Jeffrey Paul Delisle arrives at the provincial court to face espionage charges in Halifax, Nova Scotia, January 17, 2012.
Credits: REUTERS/PAUL DARROW
Sub.-Lt. Jeffrey Delisle entered a surprise guilty plea in a Halifax court Wednesday to one count of breach of trust and two counts of sharing information with a foreign entity.
Delisle confessed to officials that he sold sensitive NATO information that he had access to through his security clearance with National Defence and Canadian Forces.
"We can confirm that he is keeping his rank as of right now, any other comments or announcements will be withheld while this case is before the civilian court," defence spokesman Capt. Alexandre Munoz said Thursday.
Delisle is scheduled to be sentenced in January.
Experts say it's standard procedure to wait until a civilian court is finished with a member of the Armed Forces before any action is taken by the military.
"He will be dealt with in the same way as Russell Williams. When convicted in a civil court of a serious offense in connection with his duties, once that process is over, he will then be discharged by the military," said retired colonel Michel Drapeau, who specializes in and teaches military law. "Delisle will get a criminal record from the civilian court, and his military record will be 'released for service misconduct.'"
Drapeau said during the Williams case the governor general at the time set a precedent by stripping him of his rank after he was convicted of killing two women, and he expects the same thing will be done quickly to the admitted spy.
"Because of his revocation of his commission, he will no longer possess a rank as a member of the Canadian Forces, he will be banished from their midst and become a non-person as far as the military is concerned."
The defence department would not comment whether Delisle will continue to be paid, but Drapeau says the salary will stop the moment he is discharged.
If Delisle has 10 years of pensionable service, the military is not legally allowed to claw that back, since he personally contributed to it.
His conviction under the Security of Information Act is the first of its kind in Canada and carries the possibility of life in prison.
The Department of National Defence is reviewing security procedures in the wake of the spying case, and are working with Canada's allies.

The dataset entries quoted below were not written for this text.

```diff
@@ -373,12 +392,12 @@
         copy_up = self._h2d_stream()
         K = len(batches)
         DEPTH = self.depth
-        tm = {key: [] for key in ('host_encode', 'host_decode', 'wait_host', 'd2h_copy')}
+        tm = {key: [] for key in ('host_encode', 'host_decode', 'wait_host', 'd2h_copy', 'h2d_copy')}
         all_payloads, stats_parts = [], []
         device = self.coder == 'device'
         n0, h0, w0, _ = batches[0].shape
         lh0, lw0 = self.enc.latent_size(h0, w0)
-        for ring in ([] if device else [self._ring('a'), self._ring('d')]):
+        for ring in ([] if device else [self._ring('a'), self._ring('d'), self._ring('u')]):
             for j in range(ring.slots):
                 ring.take(j, (n0, self.eb.channels, lh0 * lw0), torch.int32)
 
@@ -415,11 +434,20 @@
 
         workers = DEPTH if device else 1
         with ThreadPoolExecutor(max_workers=1) as pull_pool, ThreadPoolExecutor(max_workers=workers) as enc_pool, \
-                ThreadPoolExecutor(max_workers=workers) as dec_pool:
+                ThreadPoolExecutor(max_workers=workers) as dec_pool, \
+                ThreadPoolExecutor(max_workers=min(DEPTH + 1, 3)) as host_pool:
             futs = {}
 
             def submit(k):
                 lh, lw = self.enc.latent_size(*batches[k].shape[1:3])
+                if not device:
+                    shape = (batches[k].shape[0], self.eb.channels, lh * lw)
+                    out = self._ring('u').take(k, shape, torch.int32)
+                    back = self._ring('d').take(k, shape, torch.int32)
+                    sym, guard, ready, pin = self._launch_analysis(k, batches[k], main)
+                    ranged = pull_pool.submit(self._in_range, sym, guard, ready, main)
+                    futs[k] = host_pool.submit(self._host_roundtrip, ranged, pin, back, out, keep_payloads, tm)
+                    return
                 encoded = self._encode_async(k, batches[k], main, pull_pool, enc_pool, not keep_payloads, tm)
                 futs[k] = dec_pool.submit(decode, k, encoded, lh * lw)
 
diff --git a/include/cae_hip.h b/include/cae_hip.h
--- a/include/cae_hip.h
+++ b/include/cae_hip.h
@@ -107,6 +107,7 @@
                      double *ssim_cs_dev, double *workspace_dev, size_t workspace_elems, void *stream);
 
 int cae_copy_to_host(void *dst_pinned_host, const void *src_dev, size_t bytes);
+int cae_copy_to_device(void *dst_dev, const void *src_pinned_host, size_t bytes);
 
 int cae_tile_sse(const uint8_t *a_dev, const uint8_t *b_dev, int n, size_t elems, double *sse_dev, void *stream);
 
@@ -221,6 +222,9 @@
                            size_t *offsets, int threads);
 int cae_rans_decode_batch(cae_model_t *m, const uint8_t *const *bufs, const size_t *lens, int n_streams,
                           int hw, int32_t *symbols_host, int threads);
+int cae_rans_roundtrip_packed(cae_model_t *m, const int32_t *symbols_dev, int n_streams, int hw, int32_t *staged_pinned,
+                              int32_t *decoded_pinned, int32_t *decoded_dev, uint8_t **out_buf, size_t *offsets,
+                              int threads, int running_cap, double *seconds);
 
 int cae_rans_encode_workspace(cae_model_t *m, int n_streams, int hw, size_t *bytes);
 int cae_rans_encode_device(cae_model_t *m, const int32_t *symbols_dev, int n_streams, int hw, uint8_t *out_dev,
```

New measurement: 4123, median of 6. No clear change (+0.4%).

"We are very aware of the case and, together with our allies, are reviewing the procedures that were in place to protect the security of that information," Public Safety Minister Vic Toews told reporters. "Given the extensive sharing of information that occurs between the 'five eyes' community -- Great Britain, Canada, the US, New Zealand and Australia -- our agencies are always concerned when there is any compromise of security and we work very closely together."